<<<<

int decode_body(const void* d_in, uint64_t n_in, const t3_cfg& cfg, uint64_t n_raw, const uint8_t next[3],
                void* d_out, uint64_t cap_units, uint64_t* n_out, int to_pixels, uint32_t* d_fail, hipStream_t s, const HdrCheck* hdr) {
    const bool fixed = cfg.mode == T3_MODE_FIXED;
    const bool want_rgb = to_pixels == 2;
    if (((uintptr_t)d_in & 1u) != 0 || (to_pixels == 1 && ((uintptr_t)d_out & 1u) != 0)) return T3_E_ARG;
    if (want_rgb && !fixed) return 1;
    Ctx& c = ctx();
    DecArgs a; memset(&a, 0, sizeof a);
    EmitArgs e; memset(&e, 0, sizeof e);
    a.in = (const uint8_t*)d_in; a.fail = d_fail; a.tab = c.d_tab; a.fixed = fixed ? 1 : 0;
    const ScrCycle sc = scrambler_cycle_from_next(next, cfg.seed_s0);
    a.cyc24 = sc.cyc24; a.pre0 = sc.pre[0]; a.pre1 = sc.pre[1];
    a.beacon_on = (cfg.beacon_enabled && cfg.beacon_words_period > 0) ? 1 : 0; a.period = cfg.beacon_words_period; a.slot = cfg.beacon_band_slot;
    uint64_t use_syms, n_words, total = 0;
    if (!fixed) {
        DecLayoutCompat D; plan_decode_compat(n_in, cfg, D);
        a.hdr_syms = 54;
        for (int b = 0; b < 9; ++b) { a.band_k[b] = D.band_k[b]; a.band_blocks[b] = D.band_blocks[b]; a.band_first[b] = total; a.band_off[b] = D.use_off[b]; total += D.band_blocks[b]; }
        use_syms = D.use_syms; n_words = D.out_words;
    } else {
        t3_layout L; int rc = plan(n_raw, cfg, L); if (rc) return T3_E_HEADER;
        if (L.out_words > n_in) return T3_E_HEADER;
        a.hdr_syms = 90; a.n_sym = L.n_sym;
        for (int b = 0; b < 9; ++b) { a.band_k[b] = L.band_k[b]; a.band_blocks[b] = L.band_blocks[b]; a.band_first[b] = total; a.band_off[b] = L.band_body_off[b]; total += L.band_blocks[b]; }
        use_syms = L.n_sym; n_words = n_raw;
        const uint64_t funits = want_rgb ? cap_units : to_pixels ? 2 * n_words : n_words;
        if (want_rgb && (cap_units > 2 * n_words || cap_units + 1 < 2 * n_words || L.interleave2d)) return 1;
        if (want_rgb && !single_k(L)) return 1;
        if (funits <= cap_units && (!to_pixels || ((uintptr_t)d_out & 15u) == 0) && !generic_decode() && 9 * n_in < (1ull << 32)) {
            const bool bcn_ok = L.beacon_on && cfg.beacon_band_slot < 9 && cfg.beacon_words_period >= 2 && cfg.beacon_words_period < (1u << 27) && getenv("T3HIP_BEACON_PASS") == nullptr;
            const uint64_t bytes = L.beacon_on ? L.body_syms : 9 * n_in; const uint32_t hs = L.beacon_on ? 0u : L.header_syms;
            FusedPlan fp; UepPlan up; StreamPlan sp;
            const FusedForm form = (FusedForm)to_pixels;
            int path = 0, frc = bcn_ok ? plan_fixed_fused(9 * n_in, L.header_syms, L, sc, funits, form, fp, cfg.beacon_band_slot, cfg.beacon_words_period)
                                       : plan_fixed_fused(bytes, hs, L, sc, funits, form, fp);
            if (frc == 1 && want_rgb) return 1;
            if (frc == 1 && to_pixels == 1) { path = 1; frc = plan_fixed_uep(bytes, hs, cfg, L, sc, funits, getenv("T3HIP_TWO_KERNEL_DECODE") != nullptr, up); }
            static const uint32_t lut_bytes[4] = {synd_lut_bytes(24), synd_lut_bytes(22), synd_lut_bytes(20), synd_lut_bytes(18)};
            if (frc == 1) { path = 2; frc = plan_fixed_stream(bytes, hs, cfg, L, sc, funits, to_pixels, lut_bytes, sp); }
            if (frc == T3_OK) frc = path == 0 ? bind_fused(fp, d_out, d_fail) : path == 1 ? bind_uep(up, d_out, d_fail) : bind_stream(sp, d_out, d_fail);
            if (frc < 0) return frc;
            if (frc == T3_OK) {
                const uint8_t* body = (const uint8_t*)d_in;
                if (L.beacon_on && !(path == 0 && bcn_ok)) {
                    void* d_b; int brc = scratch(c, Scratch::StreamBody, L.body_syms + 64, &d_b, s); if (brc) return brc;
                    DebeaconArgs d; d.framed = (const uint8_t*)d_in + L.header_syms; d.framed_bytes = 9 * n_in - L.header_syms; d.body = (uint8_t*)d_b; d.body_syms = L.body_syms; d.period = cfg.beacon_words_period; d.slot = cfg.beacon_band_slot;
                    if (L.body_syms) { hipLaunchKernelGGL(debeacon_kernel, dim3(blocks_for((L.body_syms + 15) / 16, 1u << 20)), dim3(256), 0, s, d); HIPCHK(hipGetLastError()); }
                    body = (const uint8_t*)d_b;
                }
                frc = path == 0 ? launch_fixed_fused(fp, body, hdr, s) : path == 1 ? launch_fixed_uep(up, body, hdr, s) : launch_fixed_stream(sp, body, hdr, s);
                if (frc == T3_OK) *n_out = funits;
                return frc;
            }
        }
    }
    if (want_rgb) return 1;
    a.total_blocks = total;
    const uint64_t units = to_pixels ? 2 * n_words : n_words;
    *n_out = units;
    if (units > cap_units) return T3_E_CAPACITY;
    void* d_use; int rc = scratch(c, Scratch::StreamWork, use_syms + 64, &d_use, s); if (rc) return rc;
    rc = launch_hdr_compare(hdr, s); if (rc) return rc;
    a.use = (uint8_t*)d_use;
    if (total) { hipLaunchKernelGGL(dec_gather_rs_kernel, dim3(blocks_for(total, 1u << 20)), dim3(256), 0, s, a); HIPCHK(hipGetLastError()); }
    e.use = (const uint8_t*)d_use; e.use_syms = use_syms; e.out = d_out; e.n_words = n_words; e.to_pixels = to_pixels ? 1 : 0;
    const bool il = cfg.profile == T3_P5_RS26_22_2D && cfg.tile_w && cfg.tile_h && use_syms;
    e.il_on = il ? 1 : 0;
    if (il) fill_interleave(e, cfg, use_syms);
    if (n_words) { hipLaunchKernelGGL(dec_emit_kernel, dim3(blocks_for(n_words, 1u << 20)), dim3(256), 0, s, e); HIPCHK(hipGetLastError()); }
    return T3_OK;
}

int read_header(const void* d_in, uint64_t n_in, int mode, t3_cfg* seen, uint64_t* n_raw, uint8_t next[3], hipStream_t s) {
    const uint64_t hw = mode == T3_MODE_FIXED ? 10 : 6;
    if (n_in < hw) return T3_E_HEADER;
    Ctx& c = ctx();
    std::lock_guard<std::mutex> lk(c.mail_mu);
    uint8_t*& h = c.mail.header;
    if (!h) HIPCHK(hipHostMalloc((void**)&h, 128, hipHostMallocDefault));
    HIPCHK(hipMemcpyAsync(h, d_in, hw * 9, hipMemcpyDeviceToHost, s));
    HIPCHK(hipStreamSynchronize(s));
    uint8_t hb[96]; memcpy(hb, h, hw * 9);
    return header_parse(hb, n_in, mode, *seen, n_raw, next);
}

>>>>

PROBLEM TO SOLVE => Please transcribe only the lines in the records above running from the line that has "void* d_out, uint64_t" through the line that has "a.hdr_syms = 54;", both included, exactly as they appear.

ANSWER AREA =>
                void* d_out, uint64_t cap_units, uint64_t* n_out, int to_pixels, uint32_t* d_fail, hipStream_t s, const HdrCheck* hdr) {
    const bool fixed = cfg.mode == T3_MODE_FIXED;
    const bool want_rgb = to_pixels == 2;
    if (((uintptr_t)d_in & 1u) != 0 || (to_pixels == 1 && ((uintptr_t)d_out & 1u) != 0)) return T3_E_ARG;
    if (want_rgb && !fixed) return 1;
    Ctx& c = ctx();
    DecArgs a; memset(&a, 0, sizeof a);
    EmitArgs e; memset(&e, 0, sizeof e);
    a.in = (const uint8_t*)d_in; a.fail = d_fail; a.tab = c.d_tab; a.fixed = fixed ? 1 : 0;
    const ScrCycle sc = scrambler_cycle_from_next(next, cfg.seed_s0);
    a.cyc24 = sc.cyc24; a.pre0 = sc.pre[0]; a.pre1 = sc.pre[1];
    a.beacon_on = (cfg.beacon_enabled && cfg.beacon_words_period > 0) ? 1 : 0; a.period = cfg.beacon_words_period; a.slot = cfg.beacon_band_slot;
    uint64_t use_syms, n_words, total = 0;
    if (!fixed) {
        DecLayoutCompat D; plan_decode_compat(n_in, cfg, D);
        a.hdr_syms = 54;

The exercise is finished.